Activity:
Every line of the entries with the word "wbytes" in it should be shown.
:: Information provided ::
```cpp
int bce_debug_tail(bce_ctx* c, uint32_t count, const uint64_t* acc, const uint32_t* out_slots, uint64_t* lweN, uint64_t* ks) {
    if (!c || !acc || !out_slots) return BCE_ERR_ARG;
    if (count == 0) return BCE_OK;
    if (!c->have_keys) return c->fail(BCE_ERR_NO_KEYS, "bce_keygen / bce_import_keys has not been called");
    HIP_TRY(c, hipSetDevice(c->device));
    const size_t words = (size_t)count * 2 * c->N;
    for (size_t i = 0; i < words; ++i)
        if (acc[i] >= c->Q) return c->fail(BCE_ERR_ARG, "accumulator word not reduced mod Q");
    std::vector<bce_gate_desc> d(count);
    for (u32 i = 0; i < count; ++i) {
        if (out_slots[i] >= c->pool_slots) return c->fail(BCE_ERR_POOL, "slot %u outside the pool", out_slots[i]);
        d[i] = bce_gate_desc{BCE_AND, out_slots[i], out_slots[i], out_slots[i], 0, 0};
    }
    DevBuf<char> d_in;
    DevBuf<u32> d_lweN, d_ks;
    DevBuf<u64> d_partial;
    HIP_TRY(c, d_in.alloc(words * c->wbytes));
    HIP_TRY(c, d_lweN.alloc((size_t)count * (c->N + 1)));
    HIP_TRY(c, d_ks.alloc((size_t)count * (c->n + 1)));
    HIP_TRY(c, d_partial.alloc(std::max<size_t>(1, tail_partial_words(c->P, count))));
    int rc = words_to_device(c, d_in.get(), acc, words, c->is64);
    if (rc) return rc;
    StagedUpload* slot = nullptr;
    if ((rc = stage_descs(c, d.data(), count, &slot))) return rc;
    HIP_TRY(c, launch_tail(c->P, descs_of(slot), count, 1, 0, d_in.get(), d_partial.get(), d_lweN.get(), d_ks.get(), c->stream, LaunchEvents{}));
    slot->mark(c->stream);
    HIP_TRY(c, hipStreamSynchronize(c->stream));
    if (lweN && (rc = words_from_device(c, lweN, d_lweN.get(), (size_t)count * (c->N + 1), false))) return rc;
    if (ks && (rc = words_from_device(c, ks, d_ks.get(), (size_t)count * (c->n + 1), false))) return rc;
    return BCE_OK;
}

static int pool_pack(bce_ctx* c, const uint32_t* slots, uint32_t count, void* dev, int to_pool) {
    if (!c || !slots || !dev) return BCE_ERR_ARG;
    if (count == 0) return BCE_OK;
    HIP_TRY(c, hipSetDevice(c->device));
    std::vector<bce_gate_desc> d(count);
    for (u32 i = 0; i < count; ++i) {
        if (slots[i] >= c->pool_slots) return c->fail(BCE_ERR_POOL, "slot %u outside the pool", slots[i]);
        d[i] = bce_gate_desc{BCE_OP_COPY, slots[i], slots[i], slots[i], 0, 0};
    }
    StagedUpload* slot = nullptr;
    int rc = stage_descs(c, d.data(), count, &slot);
    if (rc) return rc;
    HIP_TRY(c, launch_pool_pack(c->P, descs_of(slot), count, (u32*)dev, to_pool, c->stream));
    slot->mark(c->stream);
    return BCE_OK;
}

int bce_pool_gather(bce_ctx* c, const uint32_t* slots, uint32_t count, void* dev_dst) {
    return pool_pack(c, slots, count, dev_dst, 0);
}
int bce_pool_scatter(bce_ctx* c, const uint32_t* slots, uint32_t count, const void* dev_src) {
    return pool_pack(c, slots, count, const_cast<void*>(dev_src), 1);
}

int bce_debug_ntt(bce_ctx* c, uint64_t* polys, uint32_t count, int inverse) {
    if (!c || !polys) return BCE_ERR_ARG;
    HIP_TRY(c, hipSetDevice(c->device));
    const size_t words = (size_t)count * c->N;
    for (size_t i = 0; i < words; ++i)
        if (polys[i] >= c->Q) return c->fail(BCE_ERR_ARG, "poly word not reduced mod Q");
    DevBuf<char> d;
    HIP_TRY(c, d.alloc(words * c->wbytes));
    int rc = words_to_device(c, d.get(), polys, words, c->is64);
    if (!rc) rc = dev_ntt(c, d.get(), count, inverse);
    if (rc) return rc;
    HIP_TRY(c, hipStreamSynchronize(c->stream));
    return words_from_device(c, polys, d.get(), words, c->is64);
}

}
```

openfhe-boolean-circuit-evaluator_amd/csrc/fwd_mfma.hpp:

```cpp
#pragma once
#include <cstdint>
#include <vector>

#include "host_math.hpp"

namespace bce {

constexpr u32 kFwdMfmaLoads = 4;
constexpr u32 kFwdMfmaTableWords = 4 * kFwdMfmaLoads * 64 * 4;

inline u32 fwd_mfma_h_of_k(u32 k) { return (k >> 2) + 16u * (k & 3u); }
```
:::
Solution to this problem:
    HIP_TRY(c, d_in.alloc(words * c->wbytes));
    HIP_TRY(c, d.alloc(words * c->wbytes));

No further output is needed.